| TO DO |
Among the entries that follow, find the lines containing the string "True" and copy them.

| DATA RECORDS |
-- Opening Marker --

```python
class Context:

    def __init__(self, device=0, _parent=None):
        h = c_vp()
        if _parent is None:
            call("eigd_ctx_create", int(device), C.byref(h))
        else:
            call("eigd_ctx_fork", _parent.h, C.byref(h))
        self.h = h
        self.device = int(device)
        self.parent = _parent

    def fork(self, index=0):
# ... 524 lines not shown
            return self.add_product(U, t, alpha=-1.0, beta=1.0)
        call("eigd_project", self.ctx.h, self.n, U.k, self.k, U.ptr, U.ld, V.ptr, V.ld, self.ptr, self.ld)
        return self

    def project_to(self, U, V, Cdev, tol=0.0, flag=None, norm2=None):
        if U.k > 64 or self.k > 64 or (Cdev.n, Cdev.k) != (U.k, self.k):
            raise ValueError("project_to: panels of at most 64 columns, coefficient block U.k x self.k")
        if norm2 is not None and norm2.n * norm2.k != self.k:
            raise ValueError("project_to: one squared norm per column of the block")
        call("eigd_project_to", self.ctx.h, self.n, U.k, self.k, U.ptr, U.ld, V.ptr, V.ld, self.ptr, self.ld, Cdev.ptr,
             Cdev.ld, float(tol), flag.ptr if flag is not None else None, norm2.ptr if norm2 is not None else None)
        return self

    def coldot_dev(self, other, out):
        if self.k > 64 or (other.n, other.k) != (self.n, self.k) or out.n * out.k != self.k:
            raise ValueError("coldot_dev: blocks of the same shape with at most 64 columns, one result per column")
        call("eigd_coldot_dev", self.ctx.h, self.n, self.k, self.ptr, self.ld, other.ptr, other.ld, out.ptr)
        return out

    def svqb_step(self, BX, Cdev, first, flag, update_bx=True):
        if self.k > 32 or (BX.n, BX.k) != (self.n, self.k) or (Cdev.n, Cdev.k) != (self.k, self.k) or Cdev.ld != self.k:
            raise ValueError("svqb_step: blocks of at most 32 columns, a contiguous p x p coefficient block")
        call("eigd_svqb_step", self.ctx.h, self.n, self.k, self.ptr, self.ld, BX.ptr, BX.ld, Cdev.ptr, 1 if first else 0,
             flag.ptr, 1 if update_bx else 0)
        return self

    def project_norm2(self, U, V, uscale=0.0, tol=0.0):
        if U.k > 128 or self.k > 64:
            return self.project(U, V).colnorm2_dev()
        out = self.ctx.empty(1, self.k)
        call("eigd_project_norm2", self.ctx.h, self.n, U.k, self.k, U.ptr, U.ld, V.ptr, V.ld, self.ptr, self.ld, out.ptr,
             float(uscale), float(tol))
        return out

    def gather_cols(self, cols):
        cols = np.ascontiguousarray(cols, dtype=np.int32)
        out = self.ctx.empty(self.n, len(cols))
        for c0 in range(0, len(cols), 64):
            c1 = min(len(cols), c0 + 64)
            sub = np.ascontiguousarray(cols[c0:c1])
            call("eigd_gather_cols", self.ctx.h, self.n, c1 - c0, self.ptr, self.ld, hptr(sub),
                 out.cols(c0, c1).ptr, out.ld)
        return out

    def gather_cols_into(self, dst, cols):
        cols = np.ascontiguousarray(cols, dtype=np.int32)
        if (dst.n, dst.k) != (self.n, len(cols)):
            raise ValueError("shape mismatch in column gather")
        for c0 in range(0, len(cols), 64):
            c1 = min(len(cols), c0 + 64)
            sub = np.ascontiguousarray(cols[c0:c1])
            call("eigd_gather_cols", self.ctx.h, self.n, c1 - c0, self.ptr, self.ld, hptr(sub),
                 dst.cols(c0, c1).ptr, dst.ld)
        return dst

    def scatter_cols_into(self, dst, cols):
        cols = np.ascontiguousarray(cols, dtype=np.int32)
        for c0 in range(0, len(cols), 64):
            c1 = min(len(cols), c0 + 64)
            sub = np.ascontiguousarray(cols[c0:c1])
            call("eigd_scatter_cols", self.ctx.h, self.n, c1 - c0, self.cols(c0, c1).ptr, self.ld, hptr(sub),
                 dst.ptr, dst.ld)
        return dst


class DeviceStack:
# ... 719 lines not shown
```

### eigd_amd/tuning.py

```python

recurrence = "auto"
cg_solution_from_history = True
cg_dots_in_spmm = True
cg_projection_period = 0
cg_projection_tol = 1e-11
cg_project_previous = True
cg_project_extra_pairs = False
steps_per_pass = 2
inner_projections = False
pair_defect_tol = 1e-10
predict_finish = True
reorth_tol = 1e-13

host_twins = "returned"

iram_block = 0
iram_extra = None
iram_basis = 0
iram_basis_factor = 2.5
iram_extra_tol = 1e-11
iram_seed = 12345
lanczos_local_first_pass = True
lanczos_fused_restart = True
deflate_extra = True
laa_internal = True
laa_relation = True
```

### include/eigd_hip.h

```cpp
#ifndef EIGD_HIP_H
#define EIGD_HIP_H

#include <stddef.h>
#include <stdint.h>

#ifdef __cplusplus
extern "C" {
#endif

#define EIGD_OK 0
#define EIGD_E_INVALID (-1)
#define EIGD_E_HIP (-2)
#define EIGD_E_NOTSPD (-3)
#define EIGD_E_INTERNAL (-4)

typedef struct eigd_ctx eigd_ctx;
typedef struct eigd_mat eigd_mat;
typedef struct eigd_symbolic eigd_symbolic;
typedef struct eigd_factor eigd_factor;
typedef struct eigd_lane eigd_lane;

const char* eigd_last_error(void);
int eigd_version(void);
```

-- Closing Marker --

| TASK RESULT |
    def svqb_step(self, BX, Cdev, first, flag, update_bx=True):
cg_solution_from_history = True
cg_dots_in_spmm = True
cg_project_previous = True
predict_finish = True
lanczos_local_first_pass = True
lanczos_fused_restart = True
deflate_extra = True
laa_internal = True
laa_relation = True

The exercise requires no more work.